PROBLEM:
Only lines containing the string "hipLaunchKernelGGL" belong in the answer; copy all of them from the entries.

[Dataset excerpts]

____

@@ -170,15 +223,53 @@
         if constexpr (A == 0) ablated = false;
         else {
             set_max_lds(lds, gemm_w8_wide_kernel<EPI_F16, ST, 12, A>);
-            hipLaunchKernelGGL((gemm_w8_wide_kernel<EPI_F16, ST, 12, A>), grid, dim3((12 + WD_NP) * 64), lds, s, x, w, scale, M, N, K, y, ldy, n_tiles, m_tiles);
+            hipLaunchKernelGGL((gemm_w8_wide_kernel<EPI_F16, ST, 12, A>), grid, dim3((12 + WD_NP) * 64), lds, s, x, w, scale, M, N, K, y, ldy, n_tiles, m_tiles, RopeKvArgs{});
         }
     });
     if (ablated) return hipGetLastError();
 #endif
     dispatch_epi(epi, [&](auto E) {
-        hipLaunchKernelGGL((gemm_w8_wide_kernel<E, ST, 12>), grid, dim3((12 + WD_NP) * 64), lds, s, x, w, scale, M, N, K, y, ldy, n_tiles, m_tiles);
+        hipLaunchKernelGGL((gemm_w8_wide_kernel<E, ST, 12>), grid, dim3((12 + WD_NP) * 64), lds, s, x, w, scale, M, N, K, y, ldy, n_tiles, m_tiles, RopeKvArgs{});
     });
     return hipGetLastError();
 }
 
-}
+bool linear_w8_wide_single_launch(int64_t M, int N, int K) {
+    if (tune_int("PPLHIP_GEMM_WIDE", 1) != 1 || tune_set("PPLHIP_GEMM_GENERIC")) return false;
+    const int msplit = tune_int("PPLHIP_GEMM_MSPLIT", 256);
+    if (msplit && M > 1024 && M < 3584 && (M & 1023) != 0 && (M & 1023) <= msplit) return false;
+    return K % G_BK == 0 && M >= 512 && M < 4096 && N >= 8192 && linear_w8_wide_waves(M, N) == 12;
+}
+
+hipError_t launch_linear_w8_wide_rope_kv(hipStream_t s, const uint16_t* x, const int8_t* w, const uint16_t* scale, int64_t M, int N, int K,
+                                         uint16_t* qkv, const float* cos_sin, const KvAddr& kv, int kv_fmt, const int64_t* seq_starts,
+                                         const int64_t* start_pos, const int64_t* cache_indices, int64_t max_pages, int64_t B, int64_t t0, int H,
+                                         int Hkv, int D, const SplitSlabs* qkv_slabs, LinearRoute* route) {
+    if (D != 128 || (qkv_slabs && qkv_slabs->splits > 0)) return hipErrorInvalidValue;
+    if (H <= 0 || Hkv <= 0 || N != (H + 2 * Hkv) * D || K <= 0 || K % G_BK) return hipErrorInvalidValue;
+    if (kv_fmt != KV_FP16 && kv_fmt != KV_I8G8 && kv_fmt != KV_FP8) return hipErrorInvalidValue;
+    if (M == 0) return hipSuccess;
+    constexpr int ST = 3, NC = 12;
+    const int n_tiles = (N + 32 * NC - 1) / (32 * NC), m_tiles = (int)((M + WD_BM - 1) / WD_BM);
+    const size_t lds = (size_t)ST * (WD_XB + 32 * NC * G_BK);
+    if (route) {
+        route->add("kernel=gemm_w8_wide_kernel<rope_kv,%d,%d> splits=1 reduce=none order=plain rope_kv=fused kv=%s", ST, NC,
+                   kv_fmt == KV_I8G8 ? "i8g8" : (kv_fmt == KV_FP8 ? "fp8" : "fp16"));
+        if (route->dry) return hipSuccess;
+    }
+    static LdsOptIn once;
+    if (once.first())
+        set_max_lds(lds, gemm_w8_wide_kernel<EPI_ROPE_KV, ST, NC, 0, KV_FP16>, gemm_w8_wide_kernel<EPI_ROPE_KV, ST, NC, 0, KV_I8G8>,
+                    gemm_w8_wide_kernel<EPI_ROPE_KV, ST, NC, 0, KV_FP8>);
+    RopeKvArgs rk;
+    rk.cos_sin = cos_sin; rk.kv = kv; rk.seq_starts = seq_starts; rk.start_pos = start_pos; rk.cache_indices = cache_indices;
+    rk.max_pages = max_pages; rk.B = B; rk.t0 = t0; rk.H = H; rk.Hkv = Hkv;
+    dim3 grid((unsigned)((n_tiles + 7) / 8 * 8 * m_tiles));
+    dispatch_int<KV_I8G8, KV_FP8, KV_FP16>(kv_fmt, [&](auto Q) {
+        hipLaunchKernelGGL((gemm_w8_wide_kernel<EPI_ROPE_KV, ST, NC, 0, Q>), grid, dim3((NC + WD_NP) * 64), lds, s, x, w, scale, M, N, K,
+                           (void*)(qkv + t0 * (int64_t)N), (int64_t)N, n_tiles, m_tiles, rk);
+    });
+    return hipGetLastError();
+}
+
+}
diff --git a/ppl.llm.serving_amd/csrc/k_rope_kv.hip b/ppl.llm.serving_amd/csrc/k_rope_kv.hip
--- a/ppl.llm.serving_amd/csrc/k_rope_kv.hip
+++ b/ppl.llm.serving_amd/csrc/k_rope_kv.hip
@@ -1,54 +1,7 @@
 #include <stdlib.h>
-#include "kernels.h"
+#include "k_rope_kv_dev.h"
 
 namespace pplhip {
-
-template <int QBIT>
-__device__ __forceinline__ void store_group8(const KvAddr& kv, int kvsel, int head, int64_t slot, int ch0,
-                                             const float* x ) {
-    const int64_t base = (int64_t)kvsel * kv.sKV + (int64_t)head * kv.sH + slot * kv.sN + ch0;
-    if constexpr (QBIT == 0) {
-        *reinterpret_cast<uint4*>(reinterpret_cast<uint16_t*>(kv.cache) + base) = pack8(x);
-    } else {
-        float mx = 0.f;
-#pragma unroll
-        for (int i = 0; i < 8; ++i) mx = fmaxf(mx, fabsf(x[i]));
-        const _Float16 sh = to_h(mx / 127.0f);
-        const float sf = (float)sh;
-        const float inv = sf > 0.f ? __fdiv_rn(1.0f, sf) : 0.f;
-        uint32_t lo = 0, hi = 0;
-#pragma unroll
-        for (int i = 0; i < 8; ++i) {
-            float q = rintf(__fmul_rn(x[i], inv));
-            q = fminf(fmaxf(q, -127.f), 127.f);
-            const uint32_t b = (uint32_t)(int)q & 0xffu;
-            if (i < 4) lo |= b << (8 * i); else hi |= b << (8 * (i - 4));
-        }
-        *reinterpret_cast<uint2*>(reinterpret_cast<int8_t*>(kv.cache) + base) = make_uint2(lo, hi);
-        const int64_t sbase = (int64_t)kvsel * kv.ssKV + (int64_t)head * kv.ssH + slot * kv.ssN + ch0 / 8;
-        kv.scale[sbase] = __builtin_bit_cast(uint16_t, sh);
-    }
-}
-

____

YOUR RESPONSE:
-            hipLaunchKernelGGL((gemm_w8_wide_kernel<EPI_F16, ST, 12, A>), grid, dim3((12 + WD_NP) * 64), lds, s, x, w, scale, M, N, K, y, ldy, n_tiles, m_tiles);
+            hipLaunchKernelGGL((gemm_w8_wide_kernel<EPI_F16, ST, 12, A>), grid, dim3((12 + WD_NP) * 64), lds, s, x, w, scale, M, N, K, y, ldy, n_tiles, m_tiles, RopeKvArgs{});
-        hipLaunchKernelGGL((gemm_w8_wide_kernel<E, ST, 12>), grid, dim3((12 + WD_NP) * 64), lds, s, x, w, scale, M, N, K, y, ldy, n_tiles, m_tiles);
+        hipLaunchKernelGGL((gemm_w8_wide_kernel<E, ST, 12>), grid, dim3((12 + WD_NP) * 64), lds, s, x, w, scale, M, N, K, y, ldy, n_tiles, m_tiles, RopeKvArgs{});
+        hipLaunchKernelGGL((gemm_w8_wide_kernel<EPI_ROPE_KV, ST, NC, 0, Q>), grid, dim3((NC + WD_NP) * 64), lds, s, x, w, scale, M, N, K,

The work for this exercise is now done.